Arthur Barber

Personal information
- Full name: Arthur Howell Barber
- Born: 13 January 1895 Ringmer, Sussex, England
- Died: 1954 (aged 59) Brighton, Sussex
- Batting: Right-handed
- Role: Bowler

Domestic team information
- 1925: Essex

Career statistics
| Competition | FC |
| Matches | 2 |
| Runs scored | 46 |
| Batting average |  |
| 100s/50s |  |
| Top score |  |
| Balls bowled |  |
| Wickets | 1 |
| Bowling average |  |
| 5 wickets in innings |  |
| 10 wickets in match |  |
| Best bowling |  |
| Catches/stumpings |  |
- Source: Cricinfo, 21 July 2013

= Arthur Barber =

English cricketer

Arthur Howell Barber (13 January 1895 – 1954) was an English cricketer. He played in two first-class cricket matches for Essex in 1925.
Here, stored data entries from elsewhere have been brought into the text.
int brmi_update(brmi_pass* p, const brmi_frame_update* u, brmi_stream stream) {
    if (!p || !u || !u->mainCameraHost || !u->perFrameHost) return BRMI_ERR_INVALID;
    if (!p->setupDone) return fail(p, BRMI_ERR_STATE, "brmi_update: call brmi_setup first");
    if (p->env.on && u->perFrameHost->activeEnvironmentIndex >= p->env.b.environmentCount)
        return fail(p, BRMI_ERR_INVALID, "brmi_update: perFrame.activeEnvironmentIndex %u, the bound environment table has %u entries", u->perFrameHost->activeEnvironmentIndex, p->env.b.environmentCount);
    p->camHost = *u->mainCameraHost; p->pfHost = *u->perFrameHost;
    const brmi_per_frame& pf = p->pfHost;
    if (pf.lightClusterGridSizeX != p->cfg.lightClusterSize[0] || pf.lightClusterGridSizeY != p->cfg.lightClusterSize[1] || pf.lightClusterGridSizeZ != p->cfg.lightClusterSize[2])
        return fail(p, BRMI_ERR_INVALID, "brmi_update: per-frame light cluster grid differs from the configured lightClusterSize");
    if (pf.screenResX != p->cfg.width || pf.screenResY != p->frameHeight()) return fail(p, BRMI_ERR_INVALID, "brmi_update: per-frame screen size differs from the configured target size");
    const float zNear = p->camHost.zNear, zFar = p->camHost.zFar, zSplit = pf.clusterZSplitDepth;
    const uint32_t gz = pf.lightClusterGridSizeZ, nearSlices = pf.nearClusterCount;
    p->planesHost.resize(2 * gz);
    for (uint32_t sliceZ = 0; sliceZ < gz; sliceZ++) {
        float pn, pfar;
        if (sliceZ < nearSlices) {
            const float sliceSize = (zSplit - zNear) / (float)nearSlices;
            pn = -(zNear + (float)sliceZ * sliceSize);
            pfar = -(zNear + (float)(sliceZ + 1) * sliceSize);
        } else {
// ... 112 lines not shown
    if ((!e->environments && e->environmentCount) || (!e->cubemaps && e->cubemapCount)) return brmi::fail(p, BRMI_ERR_INVALID, "brmi_set_environment: a null table with a non-zero count");
    if (e->environmentCount == 0u || !e->environments) return brmi::fail(p, BRMI_ERR_INVALID, "brmi_set_environment: environmentCount is 0 (NULL unbinds)");
    if (p->updated && p->pfHost.activeEnvironmentIndex >= e->environmentCount)
        return brmi::fail(p, BRMI_ERR_INVALID, "brmi_set_environment: the last brmi_update's activeEnvironmentIndex is %u, the table has %u entries", p->pfHost.activeEnvironmentIndex, e->environmentCount);
    p->env.b = environment_struct_of(e); p->env.on = true;
    p->updateSerial++;
    return BRMI_OK;
}
static int skybox_refusal(brmi_pass* p) {
    if (!p->setupDone) return brmi::fail(p, BRMI_ERR_STATE, "brmi_skybox: call brmi_setup first");
    if (!p->updated) return brmi::fail(p, BRMI_ERR_STATE, "brmi_skybox: call brmi_update first (the environment is perFrame.activeEnvironmentIndex of the last update)");
    if (!p->env.on || !p->env.b.skybox) return brmi::fail(p, BRMI_ERR_STATE, "brmi_skybox: no environment with `skybox` set is bound (brmi_set_environment)");
    if (!p->res[BRMI_RES_LINEAR_DEPTH] || !p->res[BRMI_RES_HDR_COLOR] || !p->res[BRMI_RES_GBUF_MOTION_VECTORS]) return brmi::fail(p, BRMI_ERR_STATE, "brmi_skybox: the depth, HDR or motion-vector surface is not bound");
    return BRMI_OK;
}
int brmi_skybox(brmi_pass* p, brmi_stream stream) {
    if (!p) return BRMI_ERR_INVALID;
    if (int rc = skybox_refusal(p)) return rc;
    return brmi::launch_skybox(p, static_cast<hipStream_t>(stream));
}

static bool env_size_ok(uint32_t size) { return size != 0u && size <= 16384u; }
int brmi_env_convert(const brmi_texture_desc* equirect, const brmi_texture_desc* cube, uint32_t size, uint32_t cubeFormat, brmi_stream stream) {
    if (!equirect || !cube || !env_size_ok(size) || cubeFormat != BRMI_TEXTURE_FORMAT_RGBA16_FLOAT) return BRMI_ERR_INVALID;
    return brmi::launch_env_convert(equirect, cube, size, static_cast<hipStream_t>(stream));
}
int brmi_env_project_sh(const brmi_texture_desc* cubemaps, uint32_t cubemapCount, brmi_environment_info* environments, uint32_t environmentCount, uint32_t environmentIndex, uint32_t size, brmi_stream stream) {
    if (!cubemaps || cubemapCount == 0u || !environments || environmentIndex >= environmentCount || !env_size_ok(size)) return BRMI_ERR_INVALID;
    return brmi::launch_env_project_sh(cubemaps, cubemapCount, environments + environmentIndex, size, static_cast<hipStream_t>(stream));
}
int brmi_env_prefilter(const brmi_texture_desc* sourceCube, const brmi_texture_desc* prefiltered, uint32_t size, uint32_t levels, uint32_t prefilteredFormat, brmi_stream stream) {
    if (!sourceCube || !prefiltered || !env_size_ok(size) || levels == 0u || levels > BRMI_TEXTURE_MAX_MIPS || prefilteredFormat != BRMI_TEXTURE_FORMAT_RGBA8_UNORM) return BRMI_ERR_INVALID;
    return brmi::launch_env_prefilter(sourceCube, prefiltered, size, levels, static_cast<hipStream_t>(stream));
}
uint64_t brmi_env_build_bytes(uint32_t size, uint32_t levels, uint64_t* cubeBytes, uint64_t* prefilteredBytes) {
    if (cubeBytes) *cubeBytes = 0; if (prefilteredBytes) *prefilteredBytes = 0;
    if (!env_size_ok(size) || levels == 0u || levels > BRMI_TEXTURE_MAX_MIPS) return 0;
    const uint64_t cube = 6ull * size * size * 8ull;
    uint64_t chain = 0;
    for (uint32_t m = 0; m < levels; m++) { const uint64_t s = std::max(1u, size >> m); chain += s * s; }
    chain *= 6ull * 4ull;
    if (cubeBytes) *cubeBytes = cube; if (prefilteredBytes) *prefilteredBytes = chain;
    return cube + chain;
}
int brmi_debug_env_lookup(const brmi_texture_desc* cubemaps, uint32_t cubemapCount, uint32_t cubemapIndex, const float* directions, const float* lods, float* outRGBA, uint32_t n, brmi_stream stream) {
    if (!cubemaps || !directions || !lods || !outRGBA) return BRMI_ERR_INVALID;
    if (n == 0u) return BRMI_OK;
    return brmi::launch_debug_env_lookup(cubemaps, cubemapCount, cubemapIndex, directions, lods, outRGBA, n, static_cast<hipStream_t>(stream));
}
int brmi_streaming_feedback(brmi_pass* p, brmi_stream stream) {
    CHECK_READY(p);
    if (!p->streaming.on) return brmi::fail(p, BRMI_ERR_STATE, "brmi_streaming_feedback: no streaming buffers bound (brmi_set_streaming)");
    return brmi::launch_streaming_feedback(p, static_cast<hipStream_t>(stream));
}
uint64_t brmi_debug_view_bytes(uint32_t width, uint32_t height) { return (uint64_t)((width + 7u) / 8u) * ((height + 7u) / 8u) * 64u * 8u; }
int brmi_set_debug_view(brmi_pass* p, const brmi_debug_view_buffers* b) {
    if (!p) return BRMI_ERR_INVALID;
    if (!b) { p->debugView.on = false; return BRMI_OK; }
    if (b->structSize != sizeof(brmi_debug_view_buffers)) return brmi::fail(p, BRMI_ERR_INVALID, "brmi_set_debug_view: structSize %u, expected %zu", b->structSize, sizeof(brmi_debug_view_buffers));
    if (p->stripes.count > 1u) return brmi::fail(p, BRMI_ERR_INVALID, "brmi_set_debug_view: not with the interleaved partition (stripeCount %u): the compact surfaces' pixel rows are not the frame's", p->stripes.count);
    if (!b->payload) return brmi::fail(p, BRMI_ERR_INVALID, "brmi_set_debug_view: the payload pointer is null");
    if (reinterpret_cast<uintptr_t>(b->payload) & 15u) return brmi::fail(p, BRMI_ERR_INVALID, "brmi_set_debug_view: the payload must be 16 B aligned");
    const uint64_t need = brmi_debug_view_bytes(p->cfg.width, p->cfg.height), needImage = (uint64_t)p->cfg.width * p->cfg.height * 4u;
    if (b->payloadBytes < need) return brmi::fail(p, BRMI_ERR_INVALID, "brmi_set_debug_view: the payload holds %llu bytes, %u x %u pixels need %llu", (unsigned long long)b->payloadBytes, p->cfg.width, p->cfg.height, (unsigned long long)need);
    if (b->image && ((reinterpret_cast<uintptr_t>(b->image) & 3u) || b->imageBytes < needImage))
        return brmi::fail(p, BRMI_ERR_INVALID, "brmi_set_debug_view: the image holds %llu bytes (4 B aligned), %u x %u pixels need %llu", (unsigned long long)b->imageBytes, p->cfg.width, p->cfg.height, (unsigned long long)needImage);
    p->debugView.b = *b; p->debugView.on = true;
    return BRMI_OK;
}
static int debug_view_refusal(brmi_pass* p) {
    const uint32_t mode = p->pfHost.outputType;
    if (!brmi::debug_view_mode_built(mode)) return brmi::fail(p, BRMI_ERR_INVALID, "brmi_debug_view: outputType %u is not a debug view of this path (brmi_output_type lists the ones it builds)", mode);
    if ((mode == BRMI_OUTPUT_LIGHT_CLUSTER_ID || mode == BRMI_OUTPUT_LIGHT_CLUSTER_LIGHT_COUNT) && !p->cfg.enableClusteredLighting)
        return brmi::fail(p, BRMI_ERR_INVALID, "brmi_debug_view: outputType %u needs enableClusteredLighting", mode);
    if (!p->debugView.on) return brmi::fail(p, BRMI_ERR_STATE, "brmi_debug_view: no debug target bound (brmi_set_debug_view)");
    if (p->stripes.count > 1u) return brmi::fail(p, BRMI_ERR_INVALID, "brmi_debug_view: not with the interleaved partition");
    return BRMI_OK;
}
int brmi_debug_view(brmi_pass* p, brmi_stream stream) {
    if (!p) return BRMI_ERR_INVALID;
    if (!p->setupDone) return brmi::fail(p, BRMI_ERR_STATE, "brmi_debug_view: call brmi_setup first");
    if (!p->updated) return brmi::fail(p, BRMI_ERR_STATE, "brmi_debug_view: call brmi_update first (the view is perFrame.outputType of the last update)");
    if (p->pfHost.outputType == BRMI_OUTPUT_COLOR) return BRMI_OK;
    if (int rc = debug_view_refusal(p)) return rc;
    return brmi::launch_debug_view(p, static_cast<hipStream_t>(stream));
}
int brmi_build_hzb(brmi_pass* p, brmi_stream stream) {
    CHECK_READY(p); hipStream_t s = static_cast<hipStream_t>(stream);
    if (!p->cfg.enableOcclusionCulling) return brmi::fail(p, BRMI_ERR_STATE, "brmi_build_hzb: the pass was created without enableOcclusionCulling");
    STAGE_BEGIN(p, BRMI_STAGE_HZB, s); int rc = launch_hzb(p, s, false, false); STAGE_END(p, BRMI_STAGE_HZB, s);
    if (rc == BRMI_OK) p->hzbValid = true;
    return rc;
}
static int build_hzb_fused(brmi_pass* p, hipStream_t s, bool fromVisibility, bool onlyIfPhase2Drew) {
    STAGE_BEGIN(p, BRMI_STAGE_HZB, s); int rc = launch_hzb(p, s, fromVisibility, onlyIfPhase2Drew); STAGE_END(p, BRMI_STAGE_HZB, s);
    if (rc == BRMI_OK) p->hzbValid = true;
    return rc;
}
int brmi_invalidate_hzb(brmi_pass* p) {
    if (!p) return BRMI_ERR_INVALID;
    p->hzbValid = false;
    if (p->history) p->history->hzbValid = false;
    return BRMI_OK;
}
int brmi_set_history_source(brmi_pass* p, brmi_pass* source) {
    if (!p) return BRMI_ERR_INVALID;
    if (source == p) source = nullptr;
    if (source) {
        if (!p->setupDone || !source->setupDone) return brmi::fail(p, BRMI_ERR_STATE, "brmi_set_history_source: both passes need brmi_setup first");
        if (!p->cfg.enableOcclusionCulling || !source->cfg.enableOcclusionCulling) return brmi::fail(p, BRMI_ERR_STATE, "brmi_set_history_source: both passes need enableOcclusionCulling (there is no history otherwise)");
        if (p->cfg.width != source->cfg.width || p->cfg.height != source->cfg.height || ((p->bandY0 != source->bandY0 || p->bandY1 != source->bandY1) && !(p->cfg.dynamicBand && source->cfg.dynamicBand)))
            return brmi::fail(p, BRMI_ERR_INVALID, "brmi_set_history_source: the passes differ in size or band (%ux%u rows %u-%u against %ux%u rows %u-%u)", p->cfg.width, p->cfg.height, p->bandY0, p->bandY1,
                              source->cfg.width, source->cfg.height, source->bandY0, source->bandY1);
    }
    if (p->history) { auto& u = p->history->historyUsers; u.erase(std::remove(u.begin(), u.end(), p), u.end()); }
    p->history = source;
    if (source) source->historyUsers.push_back(p);
    return BRMI_OK;
}
int brmi_gbuffer(brmi_pass* p, brmi_stream stream) {
    CHECK_READY(p); hipStream_t s = static_cast<hipStream_t>(stream);
    STAGE_BEGIN(p, BRMI_STAGE_GBUFFER, s); int rc = launch_gbuffer(p, s); STAGE_END(p, BRMI_STAGE_GBUFFER, s); return rc;
}
int brmi_light_clustering(brmi_pass* p, brmi_stream stream) {
    CHECK_READY(p); hipStream_t s = static_cast<hipStream_t>(stream);
    STAGE_BEGIN(p, BRMI_STAGE_LIGHT_CLUSTER, s); int rc = launch_light_clustering(p, s); STAGE_END(p, BRMI_STAGE_LIGHT_CLUSTER, s); return rc;
}
int brmi_set_shade_slabs(brmi_pass* p, uint32_t slabs, brmi_slab_fn fn, void* user) {
    if (!p) return BRMI_ERR_INVALID;
    p->shadeSlabs = (fn && slabs > 1u) ? slabs : 0u; p->shadeSlabFn = p->shadeSlabs ? fn : nullptr; p->shadeSlabUser = p->shadeSlabs ? user : nullptr;
    return BRMI_OK;
}
int brmi_shade(brmi_pass* p, brmi_stream stream) {
    CHECK_READY(p); hipStream_t s = static_cast<hipStream_t>(stream);
    STAGE_BEGIN(p, BRMI_STAGE_SHADE, s); int rc = launch_shade(p, s); STAGE_END(p, BRMI_STAGE_SHADE, s); return rc;
}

Barber was born in Ringmer, Sussex, to Charles Barber and Fanny Howell. He took up cricket as a schoolboy and played with locals in Isfield. When the First World War broke out in August 1914, Barber was among 15 cricketers from the Ringmer Cricket Club to enlist early. He was part of the British Expeditionary Force sent to France, where he organised interbattery matches, representing the 20th Division of the Royal Field Artillery. He suffered a head wound on New Year's Eve 1914 and recovered in Sandgate, Kent.

In 1919, he returned to Bexhill-on-Sea to work as a general labourer with the railway. He was vice-captain of the Bexhill–Brighton Railway Athletic Cricket Club.